3 August 2021

Public and private keys

Let’s focus on the coolness that is public/private key cryptography. The basic idea of how it works is a clever one. The basic idea of cryptography is that you have a secret key. You use that to encode some information, which converts it from a readable form into garbage effectively. Making it look like random noise. You then transfer that to somebody else and then they can decrypt it and read the message. Anyone who’s listening in on your communication isn’t able to find out anything about the information that you’re communicating. You can do it intuitively,  especially if you’re doing the simple code something like a Caesar Cipher you may have used as a kid.

Caesar Cipher
Figure 1: Caesar Cipher (from https://en.wikipedia.org/wiki/Caesar_cipher)

A symmetric encryption

There’s one secret that you both have right, making this is a symmetric system. You’ve got a message (“Hello”) and it says hello, then you do some process to it to convert it using a key. This key is some secret piece of information, which then converts the message into nonsense (“XycGF”). Then you send this to the other person, and they decrypt it with a process. A kind of the same process in reverse, using the same key and then they get the message (“Hello”) back. It was once the only way that people did things.

The problem with a symmetric encryption

But it has a problem, which is you both need to know what this key is. If it’s two persons who want to communicate with one another privately, they have to agree on a key that nobody else is going to be able to guess. The key has to be shared with one another. An appointment might be made to meet in the park in secret and exchange envelopes for example. The kind of thing spies used to do. The problem with that is, firstly, it’s very inconvenient. Secondly, sometimes you can’t do it like that as you might be physically separated. You want to do something over the internet and maybe you’ve never met.

An asymmetric encryption

private & public key
Figure 2: private & public key (screenshot from the YouTube video)

The problem is: how do you send this key without just sending the key in the clear, as it was not encrypted. To share the key safely, a secure encrypted connection is needed. A secure encrypted connection can’t be established without a key. There’s a way of solving this problem, which is asymmetric encryption. What you do is you generate two keys,  let’s call them key A and key B. In an asymmetric system, you have two keys and then it’s the same as before. You’ve got your message that says “Hello”, you encrypted it with key A and then you get “Hello” again. The description, in this case, uses key B.

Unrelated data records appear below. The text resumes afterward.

template <int TG, bool EXTRA>
__global__ __launch_bounds__(256) void k_stem_wgrad(const SWgradArgs a) {
  constexpr int IMG = 3 * 16 * 128;
  constexpr int NIMG = 1 + TG + (EXTRA ? 1 : 0);
  constexpr int BUF = NIMG * IMG;
  extern __shared__ __align__(16) unsigned char smem[];
  const int t = threadIdx.x, lane = t & 63, wave = __builtin_amdgcn_readfirstlane(t >> 6);
  const int nct = a.Cin >> 6, npair = nct * (a.Cout >> 6);
  const int ngrp = TG == 3 ? 3 : 1;
  int bb = blockIdx.x;
  const int pair = bb % npair; bb /= npair;
  const int ky = bb % ngrp;
  const int split = bb / ngrp;
  const int cot = pair / nct, cit = pair - cot * nct;
  const bool extra = EXTRA && ky == 1;
  const int rows = a.N * a.OH * a.OW;
  const int rbeg = split * a.rows_per_split;
  const int rend = min(rbeg + a.rows_per_split, rows);
  const int nchunk = rbeg < rend ? (rend - rbeg + 15) >> 4 : 0;

  const int lrow = lane >> 3, lslot = lane & 7;
  int pn[2], py[2], px[2];
#pragma unroll
  for (int h = 0; h < 2; ++h) {
    const int r = rbeg + 8 * h + lrow;
    pn[h] = r / (a.OH * a.OW);
    const int rem = r - pn[h] * a.OH * a.OW;
    py[h] = rem / a.OW;
    px[h] = rem - py[h] * a.OW;
  }
  auto issue = [&](int q, int buf) {
    unsigned char* base = smem + buf * BUF;
    const int r0 = rbeg + 16 * q;
    constexpr int NINST = NIMG * 6;
#pragma unroll
    for (int ii = 0; ii < (NINST + 3) / 4; ++ii) {
      const int inst = wave + 4 * ii;
      if (inst >= NINST) break;
      const int im = inst / 6, part = (inst % 6) >> 1, h = inst & 1;
      if (EXTRA && !extra && im == NIMG - 1) continue;
      const int rl = 8 * h + lrow;
      const bool valid = r0 + rl < rend;
      const int sw = (lslot ^ ((rl >> 1) & 7)) << 3;
      const bf16_t* src;
      if (im == 0 || (EXTRA && im == NIMG - 1)) {
        const bf16_t* d = im == 0 ? a.dy3 : a.dy23;
        src = d + part * a.dy_plane + (size_t)(valid ? r0 + rl : a.dy_zero_row) * a.Cout + cot * 64 + sw;
      } else {
        const int kx = TG == 3 ? im - 1 : 0;
        const int iy = py[h] * a.stride - a.pad + (TG == 3 ? ky : 0), ix = px[h] * a.stride - a.pad + kx;
        const bool ok = valid && (unsigned)iy < (unsigned)a.IH && (unsigned)ix < (unsigned)a.IW;
        src = a.in + part * a.in_plane + (size_t)(ok ? (pn[h] * a.IH + iy) * a.IW + ix : a.zero_row) * a.Cin + cit * 64 + sw;
      }
      glds16(src, base + im * IMG + part * 2048 + h * 1024);
    }
#pragma unroll
    for (int h = 0; h < 2; ++h) {
      px[h] += 16;
      while (px[h] >= a.OW) { px[h] -= a.OW; py[h] += 1; }
      while (py[h] >= a.OH) { py[h] -= a.OH; pn[h] += 1; }
    }
  };

  constexpr int NA = TG + (EXTRA ? 1 : 0);
  f32x16 acc[NA];
#pragma unroll
  for (int j = 0; j < NA; ++j)
#pragma unroll
    for (int i = 0; i < 16; ++i) acc[j][i] = 0.f;

  const int cob = wave >> 1, cib = wave & 1;
  const int kg = lane >> 5, g16 = (lane >> 4) & 1, m = lane & 15, tq = m >> 2, tp = m & 3;
  auto frag = [&](const unsigned char* img, int part, int cb0) -> bf16x8 {
    const int piece = ((cb0 + 16 * g16) >> 3) + (tp >> 1), inb = (tp & 1) << 3;
    const int r0 = 8 * kg + tq, r1 = r0 + 4;
    const s16x4 lo = __builtin_amdgcn_ds_read_tr16_b64_v4i16((__attribute__((address_space(3))) s16x4*)(img + part * 2048 + img_off(r0, piece) + inb));
    const s16x4 hi = __builtin_amdgcn_ds_read_tr16_b64_v4i16((__attribute__((address_space(3))) s16x4*)(img + part * 2048 + img_off(r1, piece) + inb));
    typedef short s16x8 __attribute__((ext_vector_type(8)));
    const s16x8 v = {lo[0], lo[1], lo[2], lo[3], hi[0], hi[1], hi[2], hi[3]};
    return __builtin_bit_cast(bf16x8, v);
  };

  if (nchunk > 0) issue(0, 0);
  for (int q = 0; q < nchunk; ++q) {
    __syncthreads();
    if (q + 1 < nchunk) issue(q + 1, (q + 1) & 1);
    const unsigned char* base = smem + (q & 1) * BUF;
    bf16x8 fa[3];
#pragma unroll
    for (int p = 0; p < 3; ++p) fa[p] = frag(base, p, 32 * cob);
#pragma unroll
    for (int j = 0; j < TG; ++j) {
      bf16x8 fb[3];
#pragma unroll
      for (int p = 0; p < 3; ++p) fb[p] = frag(base + (1 + j) * IMG, p, 32 * cib);
      acc[j] = __builtin_amdgcn_mfma_f32_32x32x16_bf16(fa[2], fb[0], acc[j], 0, 0, 0);
      acc[j] = __builtin_amdgcn_mfma_f32_32x32x16_bf16(fa[0], fb[2], acc[j], 0, 0, 0);
      acc[j] = __builtin_amdgcn_mfma_f32_32x32x16_bf16(fa[1], fb[1], acc[j], 0, 0, 0);
      acc[j] = __builtin_amdgcn_mfma_f32_32x32x16_bf16(fa[1], fb[0], acc[j], 0, 0, 0);
      acc[j] = __builtin_amdgcn_mfma_f32_32x32x16_bf16(fa[0], fb[1], acc[j], 0, 0, 0);
      acc[j] = __builtin_amdgcn_mfma_f32_32x32x16_bf16(fa[0], fb[0], acc[j], 0, 0, 0);
      if (EXTRA && j == 1 && extra) {
        bf16x8 f2[3];
#pragma unroll
        for (int p = 0; p < 3; ++p) f2[p] = frag(base + (NIMG - 1) * IMG, p, 32 * cob);
        acc[TG] = __builtin_amdgcn_mfma_f32_32x32x16_bf16(f2[2], fb[0], acc[TG], 0, 0, 0);
        acc[TG] = __builtin_amdgcn_mfma_f32_32x32x16_bf16(f2[0], fb[2], acc[TG], 0, 0, 0);
        acc[TG] = __builtin_amdgcn_mfma_f32_32x32x16_bf16(f2[1], fb[1], acc[TG], 0, 0, 0);
        acc[TG] = __builtin_amdgcn_mfma_f32_32x32x16_bf16(f2[1], fb[0], acc[TG], 0, 0, 0);
        acc[TG] = __builtin_amdgcn_mfma_f32_32x32x16_bf16(f2[0], fb[1], acc[TG], 0, 0, 0);
        acc[TG] = __builtin_amdgcn_mfma_f32_32x32x16_bf16(f2[0], fb[0], acc[TG], 0, 0, 0);
      }
    }
  }
  const int li = lane & 31, hh = lane >> 5;
  const int taps_total = TG == 3 ? 9 : 1;
#pragma unroll
  for (int j = 0; j < NA; ++j) {
    if (j == TG && !extra) continue;
    float* dst = j < TG ? a.slab + ((size_t)split * taps_total + (TG == 3 ? ky * 3 + j : 0)) * a.Cout * a.Cin
                        : a.slab2 + (size_t)split * a.Cout * a.Cin;
#pragma unroll
    for (int i = 0; i < 16; ++i) {
      const int co = cot * 64 + 32 * cob + 8 * (i >> 2) + 4 * hh + (i & 3);
      dst[(size_t)co * a.Cin + cit * 64 + 32 * cib + li] = acc[j][i];
    }
  }
}

__global__ __launch_bounds__(256) void k_stem_conv0_fwd(const float* __restrict__ x, const float* __restrict__ w0t,
                                                        const float* __restrict__ bias, float* __restrict__ h0, int N, int Cin, int H,
                                                        int W) {
  const int t = threadIdx.x, lane = t & 63, wave = t >> 6, li = lane & 31, hh = lane >> 5;
  const int OH = H - 2, OW = W - 2, rows = N * OH * OW, K = 9 * Cin;
  const int row0 = (blockIdx.x * 4 + wave) * 32;
  if (row0 >= rows) return;
  const int r = row0 + li;
  const bool valid = r < rows;
  int base = 0;
  if (valid) {
    const int n = r / (OH * OW), rem = r - n * OH * OW, oy = rem / OW, ox = rem - oy * OW;
    base = (n * Cin * H + oy) * W + ox;
  }
  f32x16 acc0, acc1;
#pragma unroll
  for (int i = 0; i < 16; ++i) { acc0[i] = 0.f; acc1[i] = 0.f; }
  const int steps = (K + 1) >> 1;
  for (int s = 0; s < steps; ++s) {
    const int k = 2 * s + hh, kk = min(k, K - 1);
    const int ci = kk / 9, rem = kk - 9 * ci, ky = rem / 3, kx = rem - 3 * ky;
    const float av = valid ? x[base + (ci * H + ky) * W + kx] : 0.f;
    const float b0 = w0t[k * 64 + li], b1 = w0t[k * 64 + 32 + li];
    acc0 = __builtin_amdgcn_mfma_f32_32x32x2f32(av, b0, acc0, 0, 0, 0);
    acc1 = __builtin_amdgcn_mfma_f32_32x32x2f32(av, b1, acc1, 0, 0, 0);
  }
  const float bv0 = bias[li], bv1 = bias[32 + li];
#pragma unroll
  for (int i = 0; i < 16; ++i) {
    const int rr = row0 + 8 * (i >> 2) + 4 * hh + (i & 3);
    if (rr >= rows) continue;
    h0[(size_t)rr * 64 + li] = acc0[i] + bv0;
    h0[(size_t)rr * 64 + 32 + li] = acc1[i] + bv1;
  }
}

__global__ __launch_bounds__(256) void k_stem_conv0_wgrad(const float* __restrict__ x, const float* __restrict__ dh0,
                                                          float* __restrict__ slab, int N, int Cin, int H, int W, int rows_per_split) {
  __shared__ float red[2 * 16 * 64];
  const int t = threadIdx.x, lane = t & 63, wave = t >> 6, li = lane & 31, hh = lane >> 5;
  const int OH = H - 2, OW = W - 2, rows = N * OH * OW, K = 9 * Cin;
  const int per_wave = rows_per_split >> 2;
  const int rbeg = blockIdx.x * rows_per_split + wave * per_wave;
  const int rend = min(rbeg + per_wave, rows);
  int koff = 0;
  if (li < K) {
    const int ci = li / 9, rem = li - 9 * ci, ky = rem / 3;
    koff = (ci * H + ky) * W + (rem - 3 * ky);
  }
  int r = rbeg + hh;
  int n = 0, oy = 0, ox = 0;
  if (r < rows) {
    n = r / (OH * OW);
    const int rem = r - n * OH * OW;
    oy = rem / OW;
    ox = rem - oy * OW;
  }
  f32x16 acc0, acc1;
#pragma unroll
  for (int i = 0; i < 16; ++i) { acc0[i] = 0.f; acc1[i] = 0.f; }
  for (; r - hh < rend; r += 2) {
    const bool valid = r < rend;
    const float a0 = valid ? dh0[(size_t)r * 64 + li] : 0.f;
    const float a1 = valid ? dh0[(size_t)r * 64 + 32 + li] : 0.f;
    float bv = 0.f;
    if (valid) bv = li < K ? x[(n * Cin * H + oy) * W + ox + koff] : (li == K ? 1.f : 0.f);
    acc0 = __builtin_amdgcn_mfma_f32_32x32x2f32(a0, bv, acc0, 0, 0, 0);
    acc1 = __builtin_amdgcn_mfma_f32_32x32x2f32(a1, bv, acc1, 0, 0, 0);
    ox += 2;
    if (ox >= OW) {
      ox -= OW;
      oy += 1;
      if (oy >= OH) { oy = 0; n += 1; }
    }
  }
  for (int w = 1; w < 4; ++w) {
    if (wave == w) {
#pragma unroll
      for (int i = 0; i < 16; ++i) { red[i * 64 + lane] = acc0[i]; red[(16 + i) * 64 + lane] = acc1[i]; }
    }
    __syncthreads();
// ... 257 lines not shown
    const size_t of = ((size_t)tap * j.Cout + co) * j.Cin + ci, od = ((size_t)tap * j.Cin + ci) * j.Cout + co;
    j.wf[of] = h; j.wf[of + total] = m; j.wf[of + 2 * total] = l;
    j.wd[od] = h; j.wd[od + total] = m; j.wd[od + 2 * total] = l;
    return;
  }
  if (job == a.njobs) {
    if (a.w0t == nullptr || idx >= 28 * 64) return;
    const int k = (int)(idx / 64), co = (int)(idx % 64);
    a.w0t[idx] = k < a.k0 ? a.w0[co * a.k0 + k] : 0.f;
    return;
  }
  const int which = (int)(idx / 4096), e = (int)(idx % 4096);
  if (which >= a.nzero * 3) return;
  const int ten = which / 3, p = which - 3 * ten;
  if (e < a.zero_c[ten]) a.zero[ten][p * a.zero_plane[ten] + e] = 0;
}

__global__ __launch_bounds__(256) void k_stem_reduce(const SReduceArgs a) {
  __shared__ float part[4][64];
  int ji = 0;
  while (ji + 1 < a.njobs && blockIdx.x >= a.blk0[ji + 1]) ++ji;
  const SReduceJob& j = a.job[ji];
  const unsigned bx = blockIdx.x - a.blk0[ji];
  const int t = threadIdx.x;
  if (j.kind == 0) {
    const int co = bx / j.taps, tap = bx - co * j.taps;
    if (co >= j.Co) return;
    const size_t total = (size_t)j.taps * j.Co * j.Ci;
    const int cl = t & 63, sub = t >> 6;
    for (int c0 = 0; c0 < j.Ci; c0 += 64) {
      const float* src = j.slab + ((size_t)tap * j.Co + co) * j.Ci + c0 + cl;
      float s0 = 0.f, s1 = 0.f;
      int k = sub;
      for (; k + 28 < j.ns; k += 32) {
        float v[8];
#pragma unroll
        for (int q = 0; q < 8; ++q) v[q] = src[(size_t)(k + 4 * q) * total];
#pragma unroll
        for (int q = 0; q < 8; q += 2) { s0 += v[q]; s1 += v[q + 1]; }
      }
      for (; k + 4 < j.ns; k += 8) {
        s0 += src[(size_t)k * total];
        s1 += src[(size_t)(k + 4) * total];
      }
      if (k < j.ns) s0 += src[(size_t)k * total];
      part[sub][cl] = s0 + s1;
      __syncthreads();
      if (sub == 0) j.out[((size_t)co * j.Ci + c0 + cl) * j.taps + tap] = (part[0][cl] + part[1][cl]) + (part[2][cl] + part[3][cl]);
      __syncthreads();
    }
  } else {
    const size_t nout = j.kind == 1 ? (size_t)64 * 32 : (size_t)2 * j.Co;
    const int o = t & 31, g = t >> 5;
    const size_t idx = (size_t)bx * 32 + o;
    if ((size_t)bx * 32 >= nout) return;
    const bool on = idx < nout;
    const float* src = j.slab + (on ? idx : 0);
    float acc = 0.f;
    int k = g;
    for (; k + 56 < j.ns; k += 64) {
      float v[8];
#pragma unroll
      for (int q = 0; q < 8; ++q) v[q] = src[(size_t)(k + 8 * q) * nout];
      acc += ((v[0] + v[1]) + (v[2] + v[3])) + ((v[4] + v[5]) + (v[6] + v[7]));
    }
    for (; k < j.ns; k += 8) acc += src[(size_t)k * nout];
    part[g >> 1][(g & 1) * 32 + o] = acc;
    __syncthreads();
    if (g != 0 || !on) return;
    const float sum = ((part[0][o] + part[0][32 + o]) + (part[1][o] + part[1][32 + o])) + ((part[2][o] + part[2][32 + o]) + (part[3][o] + part[3][32 + o]));
    if (j.kind == 1) {
      const int co = (int)(idx >> 5), kk = (int)(idx & 31);
      if (kk < j.Ci) j.out[co * j.Ci + kk] = sum;
      else if (kk == j.Ci) j.out2[co] = sum;
    } else {
      if (idx < (size_t)j.Co) j.out[idx] = sum;
      else j.out2[idx - j.Co] = sum;
    }
  }
}

}

void launch_stem_conv(const SConvArgs& a, hipStream_t s) {
  const int mt = a.cls_tile0[a.nclass];
  static bool attr[MAX_DEVICES] = {};
  allow_full_lds(reinterpret_cast<const void*>(k_stem_conv), attr);
  const size_t lds = 2 * (3 * 128 * 128 + 3 * 64 * 128) + 512;
  const int ntn = (a.Cout / 64) * ((a.mode == 0 && a.w2 != nullptr) ? 2 : 1);
  hipLaunchKernelGGL(k_stem_conv, dim3(mt * ntn), dim3(256), lds, s, a);
}

void launch_stem_wgrad(const SWgradArgs& a, hipStream_t s) {
  const int taps = a.KH * a.KW;
  const int grid = (a.Cin / 64) * (a.Cout / 64) * (taps == 9 ? 3 : 1) * a.nsplit;
  const int nimg = 1 + (taps == 9 ? 3 : 1) + (a.dy23 ? 1 : 0);
  const size_t lds = (size_t)2 * nimg * 3 * 16 * 128;
#define STEM_WG(T, EX)                                                                   \
  {                                                                                       \
    static bool attr[MAX_DEVICES] = {};                                                   \
    allow_full_lds(reinterpret_cast<const void*>(k_stem_wgrad<T, EX>), attr);             \
    hipLaunchKernelGGL((k_stem_wgrad<T, EX>), dim3(grid), dim3(256), lds, s, a);           \
  }
  if (taps == 9 && a.dy23) STEM_WG(3, true)
  else if (taps == 9) STEM_WG(3, false)
  else STEM_WG(1, false)
#undef STEM_WG
}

The working of the key pair

You can’t guess one key from the other. They’re linked in such a way that anything you encrypt with key A, can only being decrypted with key B. Anything you encrypt with key B can only be decrypted with key A. That means you work with two keys. You generate a pair of these keys, which is called a key pair. Then pick one of the keys and make it your public key. Publish it everywhere, for example on the end of all your emails or your forum posts. Or upload it to a key server, a specialized service system designed for storing securely people’s public keys. Basically, the idea is that the public key is everywhere in the world with your name on it.

The private key

The private key, the other key of this pair, is the one you keep absolutely secret. You can do some cool things with this once you have this system set up. Person A has a key pair and person B has a key pair. Both persons have one another’s public keys. If you want to send a message, person A doesn’t have to share anything with person B. Person A knows person’s B public key, uses it to encrypt something and then send it to person B. Person A knows person B can decrypt it because person B has their private key.

Authentic message

Then there’s another thing you can do with this. Imagine you encrypts something with your private key and then publish it. One might think what the point is of encrypting it with the private key. Because the public key is out there so anyone can decrypt it, so why bother encrypting it. But the fact that it can be decrypted with your public key, means that it must have been encrypted with your private key. This means it must have been you who made the message because only you have your private key. Cryptographically, you can be certain that it’s an authentic message sent by you.

Using the public and private key

The best thing is when both are done. Where person A encrypts something with its private key and then its public key, After that the message is then to person B. And if they communicate like this, they know that nobody else can read the message. They know that the messages come from one of them and not from an imposter. They also know that the message hasn’t been modified, because any modification to the message also requires the private and public key. That’s a great and secure system. They didn’t have to meet in the park in a shifty way and exchange any information. They could never have met.

Public and private key simplified

It needs to be made clear that this is a simplified explanation. People who understand cryptography can be quite upset. But this explanation is for people don’t use crypto, because it’s made too complicated. The core concept is simple and the basic isn’t difficult to use and everyone should use it. If you put an envelope in the post and when it’s been opened, people know it’s been opened. There are laws about this. When you communicate in the clear, you know anyone can know exactly what you’re sending. There’s no reason to allow that.